▶ [DESCRIPTION OF THE TASK]: Could you copy the lines below exactly, leaving none out?

▶ [DATA EXTRACTS]:
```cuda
__device__ int get_pairs(const MapArgs &A, const ReadSm *Ra, const ReadSm *Rb,
                         const uint2 *ha_all, const uint2 *hb_all, PairHitDev *pairs, uint16_t *npairs, int na, int nb) {
    if (na > Ra->rmsn || nb > Rb->rmsn) return 0;
    const size_t W1 = (size_t)A.W + 1;
    uint16_t &cnt = npairs[na + nb];
    PairHitDev *bucket = pairs + (size_t)(na + nb) * W1;
    for (int dir = 0; dir < 2; dir++) {
        const uint2 *ha = ha_all + ((size_t)na * 2 + dir) * W1;
        const uint2 *hb = hb_all + ((size_t)nb * 2 + (1 - dir)) * W1;
        const int cnt_a = dir ? Ra->nc[na] : Ra->nh[na];
        const int cnt_b = dir ? Rb->nh[nb] : Rb->nc[nb];
        uint32_t chra = 0xffffffffu; int bstart = 0, bend = 0;
        #pragma unroll 1
        for (int i = 0; i < cnt_a; i++) {
            const uint2 x = ha[i];
            if (chra != x.x) {
                chra = x.x;
                for (bstart = bend; bstart < cnt_b; bstart++) if (hb[bstart].x >= chra) break;
                for (bend = bstart; bend < cnt_b; bend++) if (hb[bend].x > chra) break;
            }
            #pragma unroll 1
            for (int j = bstart; j < bend; j++) {
                const uint2 y = hb[j];
                const bool a_first = dir ? ((chra & 1u) != 0) : ((chra & 1u) == 0);
                uint32_t seg_start, seg_end;
                if (!a_first) { seg_start = y.y; seg_end = x.y + (uint32_t)Ra->len; }
                else { seg_start = x.y; seg_end = y.y + (uint32_t)Rb->len; }
                const int ins = (int)(seg_end - seg_start);
                if (ins >= A.min_insert && ins <= A.max_insert) {
                    PairHitDev ph;
                    ph.a_chr = x.x; ph.a_loc = x.y; ph.b_chr = y.x; ph.b_loc = y.y; ph.insert = ins;
                    ph.meta = (uint32_t)dir | ((uint32_t)na << 8) | ((uint32_t)nb << 16); ph.pad0 = ph.pad1 = 0;
                    bucket[cnt++] = ph;
                    if ((int)cnt >= A.W) return 1;
                }
            }
        }
    }
    return cnt > 0;
}

__device__ void write_unpaired(const MapArgs &A, const ReadSm *R, const uint2 *hits, bsx_rec *out, uint16_t *cnt, int lane) {
    if (cnt && lane < 16) cnt[lane] = (!R->filtered && lane <= R->rmsn) ? (uint16_t)(R->nh[lane] + R->nc[lane]) : (uint16_t)0;
    if (lane != 0) return;
    bsx_rec o;
    o.loc = 0; o.chr = 0; o.nhits = 0; o.nm = 0; o.chain = 0; o.status = (uint8_t)R->filtered; o.len = (uint8_t)R->len;
    if (!R->filtered) {
        int na, ma = 0, ra = 0;
        for (na = 0; na <= R->rmsn; na++) if ((ma = R->nh[na] + R->nc[na]) > 0) break;
        uint2 h = make_uint2(0, 0);
        if (ma) {
            if (ma > 1) ra = (int)(bsx_myrand(R->index, A.randseed) % (uint32_t)ma);
            const int nh = R->nh[na];
            h = (ra < nh) ? hits[((size_t)na * 2) * (A.W + 1) + ra] : hits[((size_t)na * 2 + 1) * (A.W + 1) + (ra - nh)];
        }
        na %= (R->rmsn + 1);
        o.chr = h.x; o.loc = h.y; o.nhits = (uint32_t)ma; o.nm = (uint8_t)na;
        o.chain = (uint8_t)(ra >= (int)R->nh[na]);
    }
    *out = o;
}
// ... 133 lines not shown
```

▶ [ANSWER SECTION]:
```cuda
__device__ int get_pairs(const MapArgs &A, const ReadSm *Ra, const ReadSm *Rb,
                         const uint2 *ha_all, const uint2 *hb_all, PairHitDev *pairs, uint16_t *npairs, int na, int nb) {
    if (na > Ra->rmsn || nb > Rb->rmsn) return 0;
    const size_t W1 = (size_t)A.W + 1;
    uint16_t &cnt = npairs[na + nb];
    PairHitDev *bucket = pairs + (size_t)(na + nb) * W1;
    for (int dir = 0; dir < 2; dir++) {
        const uint2 *ha = ha_all + ((size_t)na * 2 + dir) * W1;
        const uint2 *hb = hb_all + ((size_t)nb * 2 + (1 - dir)) * W1;
        const int cnt_a = dir ? Ra->nc[na] : Ra->nh[na];
        const int cnt_b = dir ? Rb->nh[nb] : Rb->nc[nb];
        uint32_t chra = 0xffffffffu; int bstart = 0, bend = 0;
        #pragma unroll 1
        for (int i = 0; i < cnt_a; i++) {
            const uint2 x = ha[i];
            if (chra != x.x) {
                chra = x.x;
                for (bstart = bend; bstart < cnt_b; bstart++) if (hb[bstart].x >= chra) break;
                for (bend = bstart; bend < cnt_b; bend++) if (hb[bend].x > chra) break;
            }
            #pragma unroll 1
            for (int j = bstart; j < bend; j++) {
                const uint2 y = hb[j];
                const bool a_first = dir ? ((chra & 1u) != 0) : ((chra & 1u) == 0);
                uint32_t seg_start, seg_end;
                if (!a_first) { seg_start = y.y; seg_end = x.y + (uint32_t)Ra->len; }
                else { seg_start = x.y; seg_end = y.y + (uint32_t)Rb->len; }
                const int ins = (int)(seg_end - seg_start);
                if (ins >= A.min_insert && ins <= A.max_insert) {
                    PairHitDev ph;
                    ph.a_chr = x.x; ph.a_loc = x.y; ph.b_chr = y.x; ph.b_loc = y.y; ph.insert = ins;
                    ph.meta = (uint32_t)dir | ((uint32_t)na << 8) | ((uint32_t)nb << 16); ph.pad0 = ph.pad1 = 0;
                    bucket[cnt++] = ph;
                    if ((int)cnt >= A.W) return 1;
                }
            }
        }
    }
    return cnt > 0;
}

__device__ void write_unpaired(const MapArgs &A, const ReadSm *R, const uint2 *hits, bsx_rec *out, uint16_t *cnt, int lane) {
    if (cnt && lane < 16) cnt[lane] = (!R->filtered && lane <= R->rmsn) ? (uint16_t)(R->nh[lane] + R->nc[lane]) : (uint16_t)0;
    if (lane != 0) return;
    bsx_rec o;
    o.loc = 0; o.chr = 0; o.nhits = 0; o.nm = 0; o.chain = 0; o.status = (uint8_t)R->filtered; o.len = (uint8_t)R->len;
    if (!R->filtered) {
        int na, ma = 0, ra = 0;
        for (na = 0; na <= R->rmsn; na++) if ((ma = R->nh[na] + R->nc[na]) > 0) break;
        uint2 h = make_uint2(0, 0);
        if (ma) {
            if (ma > 1) ra = (int)(bsx_myrand(R->index, A.randseed) % (uint32_t)ma);
            const int nh = R->nh[na];
            h = (ra < nh) ? hits[((size_t)na * 2) * (A.W + 1) + ra] : hits[((size_t)na * 2 + 1) * (A.W + 1) + (ra - nh)];
        }
        na %= (R->rmsn + 1);
        o.chr = h.x; o.loc = h.y; o.nhits = (uint32_t)ma; o.nm = (uint8_t)na;
        o.chain = (uint8_t)(ra >= (int)R->nh[na]);
    }
    *out = o;
}
// ... 133 lines not shown
```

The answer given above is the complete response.